Task directions ▸ In the listing that follows, how many lines include the word "unsigned"? Only the number is wanted.

Exercise data ▸
constexpr u32 kLbNone = 0xFFFFFu;
#ifdef BZ_REFINE_TIMING
#define RF_T(k) do { __syncthreads(); const u64 t_ = __builtin_readcyclecounter(); if (threadIdx.x == 0) atomicAdd(&a.loc_stats[16 + (INIT ? 8 : 0) + (k)], (u32)((t_ - t_prev) >> 4)); t_prev = t_; } while (0)
#else
#define RF_T(k) do { } while (0)
#endif
template <bool INIT, bool ABITS = false>
__global__ __launch_bounds__(kSortThreads, 4) void k_group_refine(BwtArgs a, u32 step, u32 next_step, u32 round,
                                                                const u32 *__restrict__ K,
                                                                const u32 *__restrict__ V, u32 *__restrict__ W,
                                                                u32 epoch)
{
    constexpr u32 NW = kSortThreads / 64;
    __shared__ int s_carry_old, s_carry_new;
    __shared__ int s_wold[NW], s_wnew[NW];
    __shared__ u32 s_nonfinal, s_ticket;
    __shared__ u32 s_stage[kSortTile];
    __shared__ u16 s_binof[kSortTile];
    __shared__ u16 s_bpre[1024];
    __shared__ u16 s_bdst[1024];
    __shared__ u32 s_wsum[NW];
    u32 (*s_gh)[1024] = reinterpret_cast<u32 (*)[1024]>(s_stage);
    u32 *s_bcnt = s_stage + 2048;
#ifdef BZ_REFINE_TIMING
    u64 t_prev = __builtin_readcyclecounter();
#endif
    const u32 xcd = (u32)__builtin_amdgcn_s_getreg(20 | (3 << 11)) & 7u;
    const u32 my_tiles = a.tiles * ((a.nb + 7u - xcd) / 8u);
    if (threadIdx.x == 0) s_ticket = atomicAdd(&a.tickets[(size_t)epoch * 8u + xcd], 1u);
    __syncthreads();
    const u32 slot = s_ticket;
    if (slot >= my_tiles) return;
    const u32 b8 = slot / a.tiles;
    const u32 tile = slot - b8 * a.tiles;
    const u32 lb = b8 * 8u + xcd;
    const BlockDesc d = a.blocks[lb];
    const u32 n = d.n;
    const u8 *__restrict__ text = a.rle + d.rle_off;
    const u32 cnt = a.count[lb];
    const u32 start = tile * kSortTile;
    if (start >= cnt) return;
    const KeyInfo ki = reinterpret_cast<const KeyInfo *>(a.keyinfo)[lb];
    const u32 hm = INIT ? (u32)ki.chars % n : (((u32)ki.chars * 2u) << step) % n;
    const u8 *pt = a.ptext + (size_t)lb * kPtSlot;
    const size_t base = (size_t)lb * kSlot;
    static_assert(INIT || !ABITS, "the boundary bitmap belongs to the init");
    if (INIT && !ABITS && a.pb_gate[lb] == 0u) K = a.KA;
    for (u32 i = threadIdx.x; i < 3072u; i += kSortThreads) s_stage[i] = 0;
    if (threadIdx.x == 0) s_nonfinal = 0;
    const u32 w = threadIdx.x >> 6, l = threadIdx.x & 63u;
    const u32 wbase = start + w * 1024u;
    const u32 first = wbase + l;

    RF_T(0);
    u32 gk[16], jv[16], s1[16], s2[16];
    u32 pg0 = 0, ps10 = 0, ps20 = 0;
    u32 ng0 = 0, ns10 = 0, ns20 = 0;
    const bool need_prev = (l == 0) && (first > 0) && (first < cnt);
    const bool need_next = (l == 63) && (wbase + 1024u < cnt);
    const u64 aword = ABITS ? newbits_lane_word(a.abits, base, wbase, cnt, l, false) : 0ull;
    {
#pragma unroll
        for (u32 r = 0; r < 16; ++r) {
            const u32 idx = first + r * 64u;
            const u32 c = idx < cnt ? idx : cnt - 1u;
            const u32 kk = ABITS ? 0u : ld_stream(K + base + c);
            const u32 vv = ld_stream(V + base + c);
            if (INIT) {
                jv[r] = vv;
                const u32 t = vv + hm;
                s2[r] = t >= n ? t - n : t;
                gk[r] = 0u;
                s1[r] = kk;
            } else {
                jv[r] = vv & 0xFFFFFu;
                gk[r] = kk & 0xFFFFFu;
                s1[r] = (kk >> 20) | ((vv >> 20) << 12);
                s2[r] = 0u;
            }
        }
        u32 pj = 0, nj = 0;
        if (need_prev) {
            const u32 kk = ABITS ? 0u : K[base + wbase - 1], vv = V[base + wbase - 1];
            pg0 = INIT ? 0u : (kk & 0xFFFFFu);
            ps10 = INIT ? kk : ((kk >> 20) | ((vv >> 20) << 12));
            const u32 t = vv + hm;
            pj = t >= n ? t - n : t;
        }
        if (need_next) {
            const u32 kk = ABITS ? 0u : K[base + wbase + 1024u], vv = V[base + wbase + 1024u];
            ng0 = INIT ? 0u : (kk & 0xFFFFFu);
            ns10 = INIT ? kk : ((kk >> 20) | ((vv >> 20) << 12));
            const u32 t = vv + hm;
            nj = t >= n ? t - n : t;
        }
        if (INIT) {
            pkey_rows(pt, s2, ki, s2);
            if (need_prev) ps20 = pkey(pt, pj, ki);
            if (need_next) ns20 = pkey(pt, nj, ki);
        }
    }
// ... 84 lines not shown
            }
            const u32 fi = etag | kLbIncl;
            const u32 io = lo >= 0 ? (u32)lo : (u32)co, in = ln >= 0 ? (u32)ln : (u32)cn;
            st_sc1_x4(mystate, make_uint4(fi | (io & kLbValMask), fi | (in & kLbValMask), fi, fi));
        }
        a.tile_last_new[lb * kTilesPerBlock + tile] = ln >= 0 ? ln : cn;
        a.tile_last_old[lb * kTilesPerBlock + tile] = lo >= 0 ? lo : co;
        s_carry_old = co;
        s_carry_new = cn;
    }
    __syncthreads();
    RF_T(3);
    int carry_old = INIT ? 0 : s_carry_old, carry_new = s_carry_new;
    for (u32 k = 0; k < w; ++k) {
        if (!INIT) carry_old = s_wold[k] > carry_old ? s_wold[k] : carry_old;
        carry_new = s_wnew[k] > carry_new ? s_wnew[k] : carry_new;
    }
    const u64 le_mask = (l == 63) ? ~0ull : ((2ull << l) - 1ull);
    u32 my_nonfinal = 0;
    u32 word[16], lrank[16];
#pragma unroll
    for (u32 r = 0; r < 16; ++r) {
        const u32 rowbase = wbase + r * 64u;
        const u32 idx = rowbase + l;
        lrank[r] = 0xFFFFFFFFu;
        word[r] = 0;
        bool nf = false;
        u32 nf_head = 0;
        if (idx < cnt) {
            int rs = 0;
            if (!INIT) {
                const u64 o = mo[r] & le_mask;
                rs = o ? (int)(rowbase + 63u - __clzll(o)) : carry_old;
            }
            const u64 q = mn[r] & le_mask;
            const int ss = q ? (int)(rowbase + 63u - __clzll(q)) : carry_new;
            const bool fin = (finbits >> r) & 1u;
            const u32 g = gk[r];
            const u32 j = jv[r];
            const u32 p = g + (idx - (u32)rs);
            const u32 head = g + ((u32)ss - (u32)rs);
            if (!INIT) st_stream(a.SA + base + p, j);
            if (fin) {
                a.L[base + p] = INIT ? (u8)lcol[r] : text[j ? j - 1u : n - 1u];
                if (j == 0) a.orig_ptr[lb] = p;
            }
            word[r] = (j & kRankBinMask) | (head << kRankBinShift) | (fin ? kFinalBit : 0u);
            lrank[r] = atomicAdd(&s_bcnt[j >> kRankBinShift], 1u);
            nf = !fin;
            nf_head = head;
        }
        {
            const u64 mnf = __ballot(nf);
            if (mnf) {
                my_nonfinal += (u32)__popcll(mnf);
                if (nf && (l == 0 || ((mn[r] >> l) & 1ull))) {
                    const u64 rest = (l == 63) ? 0ull : (mn[r] >> (l + 1u));
                    u32 len = rest ? (u32)__ffsll((long long)rest) : 64u - l;
                    len = len < cnt - idx ? len : cnt - idx;
                    atomicAdd(&s_gh[0][nf_head & 1023u], len);
                }
                const u32 lead = (u32)__ffsll((long long)mnf) - 1u;
                const u32 hi = (nf_head >> 10) & 1023u;
                const u32 hi0 = wave_lane(hi, lead);
                const u64 same = __ballot(nf && hi == hi0);
                if (same == mnf) {
                    if (l == lead) atomicAdd(&s_gh[1][hi0], (u32)__popcll(mnf));
                } else if (nf) {
                    atomicAdd(&s_gh[1][hi], 1u);
                }
            }
        }
        if (!INIT && mo[r]) carry_old = (int)(rowbase + 63u - __clzll(mo[r]));
        if (mn[r]) carry_new = (int)(rowbase + 63u - __clzll(mn[r]));
    }
    if (l == 0 && my_nonfinal) atomicAdd(&s_nonfinal, my_nonfinal);
    __syncthreads();
    RF_T(4);
    if (threadIdx.x == 0) a.tile_nf[lb * kTilesPerBlock + tile] = s_nonfinal;
    {
        u32 *out = a.gh_tiles + ((size_t)lb * kTilesPerBlock + tile) * 3 * kMaxBins;
        for (u32 i = threadIdx.x; i < 1024u; i += kSortThreads) {
            out[i] = s_gh[0][i];
            out[kMaxBins + i] = s_gh[1][i];
        }
    }
    if (threadIdx.x == 0 && s_nonfinal) {
        atomicMax(&a.maxnf[round], atomicAdd(&a.nonfinal[lb], s_nonfinal) + s_nonfinal);
        const u32 h_next = ((u32)ki.chars * 2u) << next_step;
        if (h_next < n) atomicAdd(&a.active[round], (unsigned long long)s_nonfinal);
    }
    {
        const u32 b0 = threadIdx.x * 2u;
        const u32 c0 = s_bcnt[b0], c1 = s_bcnt[b0 + 1];
        const u32 mine = c0 + c1;
        const u32 inc = wave_incl_sum(mine);
        if (l == 63) s_wsum[w] = inc;
        u32 g0 = 0, g1 = 0;
        u32 *cur = a.bin_cursor + (size_t)lb * 1024u;
        if (c0) g0 = atomicAdd(&cur[b0], c0);
        if (c1) g1 = atomicAdd(&cur[b0 + 1], c1);
        __syncthreads();
        u32 carry = 0;
        for (u32 k = 0; k < w; ++k) carry += s_wsum[k];
        const u32 ex = carry + inc - mine;
        s_bpre[b0] = (u16)ex;
        s_bpre[b0 + 1] = (u16)(ex + c0);
        s_bdst[b0] = (u16)g0;
        s_bdst[b0 + 1] = (u16)g1;
    }
    __syncthreads();
    RF_T(5);
#pragma unroll
    for (u32 r = 0; r < 16; ++r) {
        if (lrank[r] != 0xFFFFFFFFu) {
            const u32 bin = jv[r] >> kRankBinShift;
            const u32 pos = (u32)s_bpre[bin] + lrank[r];
            s_stage[pos] = word[r];
            s_binof[pos] = (u16)bin;
        }
    }
    __syncthreads();
    const u32 total = (cnt - start) < kSortTile ? (cnt - start) : kSortTile;
#pragma unroll
    for (u32 k = 0; k < 16; ++k) {
        const u32 i = k * kSortThreads + threadIdx.x;
        if (i < total) {
            const u32 bin = s_binof[i];
            W[base + (bin << kRankBinShift) + (u32)s_bdst[bin] + (i - (u32)s_bpre[bin])] = s_stage[i];
        }
    }
    RF_T(6);
}
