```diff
@@ -217,14 +239,20 @@
 #pragma unroll
             for (int e = 0; e < 16; ++e) ob[r * 65 + dt * 32 + c32_row(e, lane)] = oT[dt][e] * linv;
         __builtin_amdgcn_s_waitcnt(0xc07f);
-        for (int qq = 0; qq < 32; ++qq) {
+        const int d8 = lane & 7;
+        split_t* const obase = reinterpret_cast<split_t*>(p.out) + split_off(h * HD + d8 * 8, 0);
+#pragma unroll
+        for (int it = 0; it < 4; ++it) {
+            const int qq = it * 8 + (lane >> 3);
             const int q = q0 + qq;
-            if (q >= N) break;
-            const float v = ob[qq * 65 + lane];
-            const split_t hi = split_hi(v);
-            split_t* o = reinterpret_cast<split_t*>(p.out) + ((long long)b * N + q) * 2 * (p.H * HD) + split_off(h * HD + lane, 0);
-            o[0] = hi;
-            o[32] = split_hi(v - (float)hi);
+            unsigned hi2[4], lo2[4];
+#pragma unroll
+            for (int j = 0; j < 4; ++j) split_pair(ob[qq * 65 + d8 * 8 + 2 * j], ob[qq * 65 + d8 * 8 + 2 * j + 1], hi2[j], lo2[j]);
+            if (q < N) {
+                split_t* o = obase + ((long long)b * N + q) * 2 * (p.H * HD);
+                *reinterpret_cast<uint4*>(o) = uint4{hi2[0], hi2[1], hi2[2], hi2[3]};
+                *reinterpret_cast<uint4*>(o + 32) = uint4{lo2[0], lo2[1], lo2[2], lo2[3]};
+            }
         }
     }
 }
```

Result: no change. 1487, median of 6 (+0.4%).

Task solution ▸ 2